> **Work to complete**
What you return should be each line of the data containing the string "products".

[Records — start]

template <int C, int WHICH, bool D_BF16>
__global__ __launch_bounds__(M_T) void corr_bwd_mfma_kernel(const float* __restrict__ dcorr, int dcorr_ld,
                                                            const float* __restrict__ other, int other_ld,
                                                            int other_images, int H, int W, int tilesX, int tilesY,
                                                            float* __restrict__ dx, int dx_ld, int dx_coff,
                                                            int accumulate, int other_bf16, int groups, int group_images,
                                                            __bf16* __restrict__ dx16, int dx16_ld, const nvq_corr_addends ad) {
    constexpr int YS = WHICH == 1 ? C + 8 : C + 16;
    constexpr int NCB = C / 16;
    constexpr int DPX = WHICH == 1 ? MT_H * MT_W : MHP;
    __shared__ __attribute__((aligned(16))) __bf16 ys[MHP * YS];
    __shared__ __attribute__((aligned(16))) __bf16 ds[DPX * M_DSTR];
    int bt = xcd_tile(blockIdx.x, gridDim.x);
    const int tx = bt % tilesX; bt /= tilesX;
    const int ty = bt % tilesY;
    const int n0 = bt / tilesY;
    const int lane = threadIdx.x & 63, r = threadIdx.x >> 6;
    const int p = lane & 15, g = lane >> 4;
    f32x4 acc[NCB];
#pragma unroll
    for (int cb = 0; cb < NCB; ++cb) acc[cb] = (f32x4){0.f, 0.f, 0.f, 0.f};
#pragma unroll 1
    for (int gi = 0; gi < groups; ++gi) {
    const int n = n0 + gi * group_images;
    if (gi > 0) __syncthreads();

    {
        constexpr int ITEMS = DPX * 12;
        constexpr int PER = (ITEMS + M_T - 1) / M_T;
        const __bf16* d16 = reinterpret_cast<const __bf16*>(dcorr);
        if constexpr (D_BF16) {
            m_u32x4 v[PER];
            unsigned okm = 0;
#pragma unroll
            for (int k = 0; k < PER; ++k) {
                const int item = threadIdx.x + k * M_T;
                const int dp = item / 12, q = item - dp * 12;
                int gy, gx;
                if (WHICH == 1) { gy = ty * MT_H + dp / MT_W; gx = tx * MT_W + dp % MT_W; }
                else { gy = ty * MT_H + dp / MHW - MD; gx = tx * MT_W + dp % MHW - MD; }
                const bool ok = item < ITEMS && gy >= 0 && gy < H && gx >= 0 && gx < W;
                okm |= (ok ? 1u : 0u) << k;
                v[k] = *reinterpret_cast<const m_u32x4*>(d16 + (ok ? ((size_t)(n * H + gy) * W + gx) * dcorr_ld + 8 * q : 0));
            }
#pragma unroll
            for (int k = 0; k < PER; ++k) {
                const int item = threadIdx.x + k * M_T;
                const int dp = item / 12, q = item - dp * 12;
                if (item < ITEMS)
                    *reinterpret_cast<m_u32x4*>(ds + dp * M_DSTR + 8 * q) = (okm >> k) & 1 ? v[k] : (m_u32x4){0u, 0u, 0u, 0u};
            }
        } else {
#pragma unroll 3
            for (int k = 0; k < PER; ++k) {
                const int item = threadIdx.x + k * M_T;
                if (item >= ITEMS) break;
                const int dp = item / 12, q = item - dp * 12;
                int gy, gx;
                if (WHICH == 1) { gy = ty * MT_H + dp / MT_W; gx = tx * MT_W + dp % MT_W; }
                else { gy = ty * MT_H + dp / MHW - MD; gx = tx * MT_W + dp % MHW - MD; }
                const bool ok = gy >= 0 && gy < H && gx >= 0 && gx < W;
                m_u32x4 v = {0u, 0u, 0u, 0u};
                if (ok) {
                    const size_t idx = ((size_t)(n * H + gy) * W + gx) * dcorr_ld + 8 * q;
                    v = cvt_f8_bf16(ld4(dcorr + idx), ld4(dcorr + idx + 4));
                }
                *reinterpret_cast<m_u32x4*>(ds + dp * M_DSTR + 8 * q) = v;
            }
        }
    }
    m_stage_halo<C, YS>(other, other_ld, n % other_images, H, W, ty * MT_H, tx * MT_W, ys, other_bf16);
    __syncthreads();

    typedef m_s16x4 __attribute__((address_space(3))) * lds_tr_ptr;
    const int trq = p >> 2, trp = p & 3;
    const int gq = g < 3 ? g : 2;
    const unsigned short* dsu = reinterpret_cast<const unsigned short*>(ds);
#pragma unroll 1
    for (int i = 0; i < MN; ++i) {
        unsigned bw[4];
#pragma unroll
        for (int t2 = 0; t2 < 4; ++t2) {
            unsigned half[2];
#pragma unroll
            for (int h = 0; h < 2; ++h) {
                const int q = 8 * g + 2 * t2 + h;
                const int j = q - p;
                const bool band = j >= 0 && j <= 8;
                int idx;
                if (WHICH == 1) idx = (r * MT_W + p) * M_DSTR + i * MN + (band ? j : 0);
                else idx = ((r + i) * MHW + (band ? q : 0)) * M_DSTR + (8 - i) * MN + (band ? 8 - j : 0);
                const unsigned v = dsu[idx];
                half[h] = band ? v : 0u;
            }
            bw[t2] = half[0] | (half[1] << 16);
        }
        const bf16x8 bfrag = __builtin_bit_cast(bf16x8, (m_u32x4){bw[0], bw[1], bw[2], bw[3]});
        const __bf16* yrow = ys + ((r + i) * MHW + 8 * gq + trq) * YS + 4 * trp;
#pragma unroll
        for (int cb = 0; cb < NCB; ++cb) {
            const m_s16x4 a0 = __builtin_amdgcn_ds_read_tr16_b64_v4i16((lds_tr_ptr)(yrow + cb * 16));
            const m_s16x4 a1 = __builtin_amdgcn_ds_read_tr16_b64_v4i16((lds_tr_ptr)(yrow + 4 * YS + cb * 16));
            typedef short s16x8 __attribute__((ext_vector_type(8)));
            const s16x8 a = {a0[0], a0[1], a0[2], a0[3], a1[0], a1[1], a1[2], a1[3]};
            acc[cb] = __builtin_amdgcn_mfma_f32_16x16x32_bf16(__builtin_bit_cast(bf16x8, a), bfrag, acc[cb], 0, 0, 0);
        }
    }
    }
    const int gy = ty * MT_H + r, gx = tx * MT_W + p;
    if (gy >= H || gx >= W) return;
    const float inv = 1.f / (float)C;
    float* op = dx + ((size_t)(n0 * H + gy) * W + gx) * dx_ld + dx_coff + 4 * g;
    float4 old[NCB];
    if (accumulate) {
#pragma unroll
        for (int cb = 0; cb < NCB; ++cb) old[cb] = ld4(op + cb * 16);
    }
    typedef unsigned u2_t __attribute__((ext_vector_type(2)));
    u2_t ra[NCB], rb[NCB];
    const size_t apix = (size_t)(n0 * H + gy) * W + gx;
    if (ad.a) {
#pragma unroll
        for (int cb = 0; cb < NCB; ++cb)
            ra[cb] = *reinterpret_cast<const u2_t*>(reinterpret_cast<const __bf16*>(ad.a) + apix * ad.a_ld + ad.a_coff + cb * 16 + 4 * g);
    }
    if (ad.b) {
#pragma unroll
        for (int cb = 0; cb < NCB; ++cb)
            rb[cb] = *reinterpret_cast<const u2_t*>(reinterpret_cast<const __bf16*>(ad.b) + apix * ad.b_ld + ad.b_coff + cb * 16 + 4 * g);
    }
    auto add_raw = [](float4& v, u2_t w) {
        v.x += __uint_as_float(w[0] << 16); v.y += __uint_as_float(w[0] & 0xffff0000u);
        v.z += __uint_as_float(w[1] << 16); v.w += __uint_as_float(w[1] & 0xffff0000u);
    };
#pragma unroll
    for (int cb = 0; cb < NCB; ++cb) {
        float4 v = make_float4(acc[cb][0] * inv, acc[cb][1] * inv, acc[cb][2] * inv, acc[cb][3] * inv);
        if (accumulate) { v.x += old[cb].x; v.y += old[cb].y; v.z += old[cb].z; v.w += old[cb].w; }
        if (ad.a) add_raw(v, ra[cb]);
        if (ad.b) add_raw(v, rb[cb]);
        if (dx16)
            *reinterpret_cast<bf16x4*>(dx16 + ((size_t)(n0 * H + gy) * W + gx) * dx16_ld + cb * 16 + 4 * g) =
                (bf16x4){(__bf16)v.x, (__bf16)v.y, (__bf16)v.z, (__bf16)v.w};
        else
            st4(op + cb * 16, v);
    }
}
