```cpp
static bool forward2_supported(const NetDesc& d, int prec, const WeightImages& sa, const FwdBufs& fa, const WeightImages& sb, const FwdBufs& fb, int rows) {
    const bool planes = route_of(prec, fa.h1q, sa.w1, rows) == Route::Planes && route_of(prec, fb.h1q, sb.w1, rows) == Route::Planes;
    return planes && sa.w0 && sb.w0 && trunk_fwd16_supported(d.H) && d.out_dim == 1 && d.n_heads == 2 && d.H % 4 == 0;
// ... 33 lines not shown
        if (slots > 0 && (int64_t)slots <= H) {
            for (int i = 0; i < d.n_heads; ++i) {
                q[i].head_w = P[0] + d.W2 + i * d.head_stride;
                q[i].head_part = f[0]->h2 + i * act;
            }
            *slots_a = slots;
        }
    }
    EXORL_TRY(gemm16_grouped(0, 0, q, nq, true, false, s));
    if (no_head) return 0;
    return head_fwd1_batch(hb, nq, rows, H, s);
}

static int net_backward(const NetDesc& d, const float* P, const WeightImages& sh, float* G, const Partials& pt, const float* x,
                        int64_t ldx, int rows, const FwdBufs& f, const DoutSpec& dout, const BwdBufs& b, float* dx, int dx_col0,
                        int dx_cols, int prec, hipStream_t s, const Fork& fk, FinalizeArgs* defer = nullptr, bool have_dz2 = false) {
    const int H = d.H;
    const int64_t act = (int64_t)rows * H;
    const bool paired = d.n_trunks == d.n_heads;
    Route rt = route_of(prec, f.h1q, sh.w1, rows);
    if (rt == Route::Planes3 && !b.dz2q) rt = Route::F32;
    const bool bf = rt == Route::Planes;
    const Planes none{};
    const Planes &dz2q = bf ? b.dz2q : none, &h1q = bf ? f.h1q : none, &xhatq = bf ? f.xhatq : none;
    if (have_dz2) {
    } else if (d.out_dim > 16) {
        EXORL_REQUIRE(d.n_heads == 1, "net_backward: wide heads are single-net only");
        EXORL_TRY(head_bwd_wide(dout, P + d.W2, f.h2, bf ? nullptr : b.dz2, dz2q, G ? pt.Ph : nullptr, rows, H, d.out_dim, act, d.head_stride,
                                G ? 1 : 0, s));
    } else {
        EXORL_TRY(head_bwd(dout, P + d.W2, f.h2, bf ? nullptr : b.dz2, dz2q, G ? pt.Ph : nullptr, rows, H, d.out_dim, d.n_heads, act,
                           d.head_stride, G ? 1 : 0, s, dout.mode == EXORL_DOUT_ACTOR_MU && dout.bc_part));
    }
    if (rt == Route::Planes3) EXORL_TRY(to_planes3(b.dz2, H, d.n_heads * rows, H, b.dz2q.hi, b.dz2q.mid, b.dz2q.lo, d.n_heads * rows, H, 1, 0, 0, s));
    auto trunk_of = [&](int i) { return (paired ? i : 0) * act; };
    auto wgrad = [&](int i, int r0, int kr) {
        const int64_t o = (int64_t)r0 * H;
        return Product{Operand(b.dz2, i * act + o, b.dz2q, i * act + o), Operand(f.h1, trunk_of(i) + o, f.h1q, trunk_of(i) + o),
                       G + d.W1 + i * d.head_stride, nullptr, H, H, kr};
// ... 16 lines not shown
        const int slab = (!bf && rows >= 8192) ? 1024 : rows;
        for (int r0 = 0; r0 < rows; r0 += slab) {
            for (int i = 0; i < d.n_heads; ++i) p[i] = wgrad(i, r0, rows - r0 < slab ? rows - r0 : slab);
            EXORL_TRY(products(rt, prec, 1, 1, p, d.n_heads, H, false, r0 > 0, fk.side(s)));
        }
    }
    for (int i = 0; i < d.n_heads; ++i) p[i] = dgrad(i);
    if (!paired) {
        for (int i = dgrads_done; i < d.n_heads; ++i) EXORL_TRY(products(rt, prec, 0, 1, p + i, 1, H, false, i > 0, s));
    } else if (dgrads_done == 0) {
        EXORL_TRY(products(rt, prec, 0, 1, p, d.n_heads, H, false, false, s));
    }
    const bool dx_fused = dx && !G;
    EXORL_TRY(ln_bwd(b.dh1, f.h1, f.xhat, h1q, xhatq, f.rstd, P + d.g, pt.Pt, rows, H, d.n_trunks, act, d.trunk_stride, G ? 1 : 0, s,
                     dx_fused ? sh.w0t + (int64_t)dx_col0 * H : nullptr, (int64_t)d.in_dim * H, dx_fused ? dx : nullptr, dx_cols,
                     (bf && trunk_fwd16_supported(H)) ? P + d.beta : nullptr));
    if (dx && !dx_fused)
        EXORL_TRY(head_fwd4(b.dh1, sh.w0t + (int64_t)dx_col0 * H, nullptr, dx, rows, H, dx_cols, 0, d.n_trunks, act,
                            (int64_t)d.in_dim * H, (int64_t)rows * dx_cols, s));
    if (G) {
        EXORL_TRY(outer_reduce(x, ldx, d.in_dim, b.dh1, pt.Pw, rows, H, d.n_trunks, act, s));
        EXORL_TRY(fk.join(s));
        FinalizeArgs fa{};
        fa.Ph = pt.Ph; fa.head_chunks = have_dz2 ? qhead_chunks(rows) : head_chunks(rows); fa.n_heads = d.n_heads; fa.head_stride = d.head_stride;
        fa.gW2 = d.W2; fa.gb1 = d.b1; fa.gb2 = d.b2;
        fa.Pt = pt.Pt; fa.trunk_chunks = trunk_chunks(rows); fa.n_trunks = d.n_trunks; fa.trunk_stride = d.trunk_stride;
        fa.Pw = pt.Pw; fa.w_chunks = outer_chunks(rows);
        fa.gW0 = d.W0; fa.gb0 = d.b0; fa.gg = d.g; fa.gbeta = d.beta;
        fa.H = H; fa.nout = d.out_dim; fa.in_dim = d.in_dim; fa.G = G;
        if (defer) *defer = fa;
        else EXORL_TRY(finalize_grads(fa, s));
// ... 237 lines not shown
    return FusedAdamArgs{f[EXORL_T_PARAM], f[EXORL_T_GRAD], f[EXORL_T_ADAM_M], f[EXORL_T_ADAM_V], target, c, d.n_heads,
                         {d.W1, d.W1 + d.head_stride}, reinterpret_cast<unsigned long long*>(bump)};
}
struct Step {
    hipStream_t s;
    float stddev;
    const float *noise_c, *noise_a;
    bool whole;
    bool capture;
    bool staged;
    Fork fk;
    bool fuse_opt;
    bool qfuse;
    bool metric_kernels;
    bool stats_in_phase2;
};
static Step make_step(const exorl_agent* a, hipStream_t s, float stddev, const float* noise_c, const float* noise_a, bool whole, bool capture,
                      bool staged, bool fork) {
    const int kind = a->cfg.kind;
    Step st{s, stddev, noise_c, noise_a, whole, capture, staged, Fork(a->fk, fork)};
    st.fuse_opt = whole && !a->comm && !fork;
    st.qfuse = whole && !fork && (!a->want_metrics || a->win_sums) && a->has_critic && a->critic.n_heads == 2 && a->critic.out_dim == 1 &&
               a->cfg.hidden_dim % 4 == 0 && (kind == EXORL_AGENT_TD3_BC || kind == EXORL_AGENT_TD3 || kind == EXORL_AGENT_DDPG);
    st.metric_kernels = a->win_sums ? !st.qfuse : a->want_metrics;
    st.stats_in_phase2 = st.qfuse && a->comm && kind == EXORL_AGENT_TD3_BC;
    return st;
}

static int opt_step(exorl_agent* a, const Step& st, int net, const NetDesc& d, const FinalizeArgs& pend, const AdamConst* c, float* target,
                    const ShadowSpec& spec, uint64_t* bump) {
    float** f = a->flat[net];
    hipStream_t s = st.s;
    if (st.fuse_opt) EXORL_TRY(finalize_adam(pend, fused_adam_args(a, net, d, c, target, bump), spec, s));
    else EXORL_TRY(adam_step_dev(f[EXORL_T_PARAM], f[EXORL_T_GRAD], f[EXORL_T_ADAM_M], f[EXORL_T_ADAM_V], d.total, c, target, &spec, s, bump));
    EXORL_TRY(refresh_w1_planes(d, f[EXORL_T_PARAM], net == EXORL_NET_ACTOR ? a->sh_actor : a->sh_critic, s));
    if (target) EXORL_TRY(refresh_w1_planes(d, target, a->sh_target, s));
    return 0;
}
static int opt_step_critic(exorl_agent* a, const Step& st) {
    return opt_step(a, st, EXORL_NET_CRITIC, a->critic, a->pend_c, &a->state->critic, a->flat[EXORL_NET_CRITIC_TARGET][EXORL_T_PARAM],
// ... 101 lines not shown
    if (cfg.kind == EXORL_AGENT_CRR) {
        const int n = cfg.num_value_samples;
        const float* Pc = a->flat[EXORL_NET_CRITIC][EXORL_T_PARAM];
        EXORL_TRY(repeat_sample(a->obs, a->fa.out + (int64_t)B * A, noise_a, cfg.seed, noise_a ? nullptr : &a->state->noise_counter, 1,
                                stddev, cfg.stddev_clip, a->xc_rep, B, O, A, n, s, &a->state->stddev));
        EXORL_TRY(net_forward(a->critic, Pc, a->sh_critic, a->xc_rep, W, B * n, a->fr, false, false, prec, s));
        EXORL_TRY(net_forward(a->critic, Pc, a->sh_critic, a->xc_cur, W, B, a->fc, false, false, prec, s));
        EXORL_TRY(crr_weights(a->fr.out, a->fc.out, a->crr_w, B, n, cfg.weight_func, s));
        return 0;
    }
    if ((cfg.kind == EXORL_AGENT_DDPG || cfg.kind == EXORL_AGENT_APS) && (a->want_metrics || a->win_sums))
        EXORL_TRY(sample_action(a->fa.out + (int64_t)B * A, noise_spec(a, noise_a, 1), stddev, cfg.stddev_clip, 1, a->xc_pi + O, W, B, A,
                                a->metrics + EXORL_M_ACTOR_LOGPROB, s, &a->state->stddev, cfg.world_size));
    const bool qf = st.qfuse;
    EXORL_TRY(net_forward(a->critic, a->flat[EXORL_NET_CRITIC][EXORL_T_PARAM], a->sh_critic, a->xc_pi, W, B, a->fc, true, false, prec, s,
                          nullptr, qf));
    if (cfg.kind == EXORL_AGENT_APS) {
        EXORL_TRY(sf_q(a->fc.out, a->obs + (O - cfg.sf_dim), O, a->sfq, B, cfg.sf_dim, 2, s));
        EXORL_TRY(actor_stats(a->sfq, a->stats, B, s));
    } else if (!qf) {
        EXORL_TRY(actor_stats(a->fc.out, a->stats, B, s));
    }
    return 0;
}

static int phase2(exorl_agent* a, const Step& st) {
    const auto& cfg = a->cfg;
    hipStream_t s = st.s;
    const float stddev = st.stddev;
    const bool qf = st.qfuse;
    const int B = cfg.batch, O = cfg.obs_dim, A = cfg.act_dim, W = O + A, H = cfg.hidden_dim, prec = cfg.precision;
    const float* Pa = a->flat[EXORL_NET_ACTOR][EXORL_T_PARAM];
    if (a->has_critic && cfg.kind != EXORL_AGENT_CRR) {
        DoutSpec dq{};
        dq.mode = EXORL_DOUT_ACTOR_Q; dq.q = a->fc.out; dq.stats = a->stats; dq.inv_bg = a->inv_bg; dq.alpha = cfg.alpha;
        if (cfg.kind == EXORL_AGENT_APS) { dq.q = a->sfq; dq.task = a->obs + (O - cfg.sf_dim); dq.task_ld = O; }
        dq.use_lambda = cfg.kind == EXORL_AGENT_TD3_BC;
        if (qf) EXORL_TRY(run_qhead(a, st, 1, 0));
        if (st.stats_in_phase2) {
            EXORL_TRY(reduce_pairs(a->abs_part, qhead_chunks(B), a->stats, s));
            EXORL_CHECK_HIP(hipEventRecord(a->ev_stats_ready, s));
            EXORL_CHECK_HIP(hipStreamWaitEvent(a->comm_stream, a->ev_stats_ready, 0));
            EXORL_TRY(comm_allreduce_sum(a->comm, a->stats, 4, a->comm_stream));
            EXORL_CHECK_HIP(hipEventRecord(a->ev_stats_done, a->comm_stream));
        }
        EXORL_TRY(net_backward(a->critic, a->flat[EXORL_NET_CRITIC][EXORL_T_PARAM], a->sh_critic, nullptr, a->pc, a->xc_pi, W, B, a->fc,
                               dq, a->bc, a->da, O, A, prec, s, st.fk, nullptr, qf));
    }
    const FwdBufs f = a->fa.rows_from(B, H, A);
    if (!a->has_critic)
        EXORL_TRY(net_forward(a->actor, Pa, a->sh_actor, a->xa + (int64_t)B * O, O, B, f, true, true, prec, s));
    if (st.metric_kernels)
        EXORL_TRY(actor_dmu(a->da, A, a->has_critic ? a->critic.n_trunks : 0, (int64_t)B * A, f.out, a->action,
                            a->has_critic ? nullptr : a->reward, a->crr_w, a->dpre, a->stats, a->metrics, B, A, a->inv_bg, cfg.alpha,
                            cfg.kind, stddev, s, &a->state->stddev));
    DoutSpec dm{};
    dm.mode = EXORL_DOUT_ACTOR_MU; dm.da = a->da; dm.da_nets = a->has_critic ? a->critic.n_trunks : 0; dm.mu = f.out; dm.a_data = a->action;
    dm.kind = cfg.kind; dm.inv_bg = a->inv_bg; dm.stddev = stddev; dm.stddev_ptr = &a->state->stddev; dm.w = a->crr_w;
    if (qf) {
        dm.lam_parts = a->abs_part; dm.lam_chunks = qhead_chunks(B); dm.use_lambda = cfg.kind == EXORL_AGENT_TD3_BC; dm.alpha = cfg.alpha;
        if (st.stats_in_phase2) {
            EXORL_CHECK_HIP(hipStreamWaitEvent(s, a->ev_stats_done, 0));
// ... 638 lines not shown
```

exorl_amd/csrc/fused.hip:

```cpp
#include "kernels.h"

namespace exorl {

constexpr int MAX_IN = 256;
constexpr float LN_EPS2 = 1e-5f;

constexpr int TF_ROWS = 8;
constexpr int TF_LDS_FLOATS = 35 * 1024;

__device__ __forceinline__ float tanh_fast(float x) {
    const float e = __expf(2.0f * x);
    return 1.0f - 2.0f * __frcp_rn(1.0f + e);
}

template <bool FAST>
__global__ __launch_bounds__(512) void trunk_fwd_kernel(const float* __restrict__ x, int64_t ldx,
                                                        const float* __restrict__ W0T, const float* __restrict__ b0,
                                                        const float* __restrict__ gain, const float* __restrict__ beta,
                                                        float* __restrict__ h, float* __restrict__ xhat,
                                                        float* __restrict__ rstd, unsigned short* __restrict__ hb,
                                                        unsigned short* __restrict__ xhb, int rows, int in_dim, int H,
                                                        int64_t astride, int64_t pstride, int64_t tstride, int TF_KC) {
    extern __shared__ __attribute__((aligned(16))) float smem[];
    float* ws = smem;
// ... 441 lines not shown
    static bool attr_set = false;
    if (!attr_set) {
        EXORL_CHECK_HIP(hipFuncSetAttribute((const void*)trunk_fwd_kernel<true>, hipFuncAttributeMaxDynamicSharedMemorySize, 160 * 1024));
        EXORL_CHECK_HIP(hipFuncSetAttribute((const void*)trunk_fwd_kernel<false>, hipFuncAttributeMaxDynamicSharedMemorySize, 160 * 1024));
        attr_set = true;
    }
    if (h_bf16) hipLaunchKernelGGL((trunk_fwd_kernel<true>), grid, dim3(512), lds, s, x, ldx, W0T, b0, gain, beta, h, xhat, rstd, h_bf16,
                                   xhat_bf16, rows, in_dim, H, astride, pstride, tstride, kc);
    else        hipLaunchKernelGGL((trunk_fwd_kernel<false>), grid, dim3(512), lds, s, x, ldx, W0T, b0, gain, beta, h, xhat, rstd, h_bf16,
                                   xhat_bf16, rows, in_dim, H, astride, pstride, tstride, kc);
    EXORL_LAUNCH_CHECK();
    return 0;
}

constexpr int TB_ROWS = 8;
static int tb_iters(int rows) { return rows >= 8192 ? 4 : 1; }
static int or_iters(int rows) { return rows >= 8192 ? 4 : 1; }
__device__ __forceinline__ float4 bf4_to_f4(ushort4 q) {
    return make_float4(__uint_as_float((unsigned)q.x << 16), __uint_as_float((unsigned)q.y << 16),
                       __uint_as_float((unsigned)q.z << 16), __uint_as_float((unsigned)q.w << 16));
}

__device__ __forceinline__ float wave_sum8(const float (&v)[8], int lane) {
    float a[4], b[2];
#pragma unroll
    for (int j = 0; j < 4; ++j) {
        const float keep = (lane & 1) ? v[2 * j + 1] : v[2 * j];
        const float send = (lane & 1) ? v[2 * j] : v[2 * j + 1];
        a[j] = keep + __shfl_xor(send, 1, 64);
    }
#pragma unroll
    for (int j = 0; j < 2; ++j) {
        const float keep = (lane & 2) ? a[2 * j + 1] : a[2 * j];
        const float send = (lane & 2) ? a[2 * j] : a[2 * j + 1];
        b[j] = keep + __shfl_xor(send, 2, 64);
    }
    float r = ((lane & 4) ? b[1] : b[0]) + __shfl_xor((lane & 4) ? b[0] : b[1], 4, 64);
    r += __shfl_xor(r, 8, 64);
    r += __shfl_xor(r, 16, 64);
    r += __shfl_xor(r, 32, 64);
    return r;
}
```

[Records — finish]

> **Result of this exercise**
            EXORL_TRY(products(rt, prec, 1, 1, p, d.n_heads, H, false, r0 > 0, fk.side(s)));
        for (int i = dgrads_done; i < d.n_heads; ++i) EXORL_TRY(products(rt, prec, 0, 1, p + i, 1, H, false, i > 0, s));
        EXORL_TRY(products(rt, prec, 0, 1, p, d.n_heads, H, false, false, s));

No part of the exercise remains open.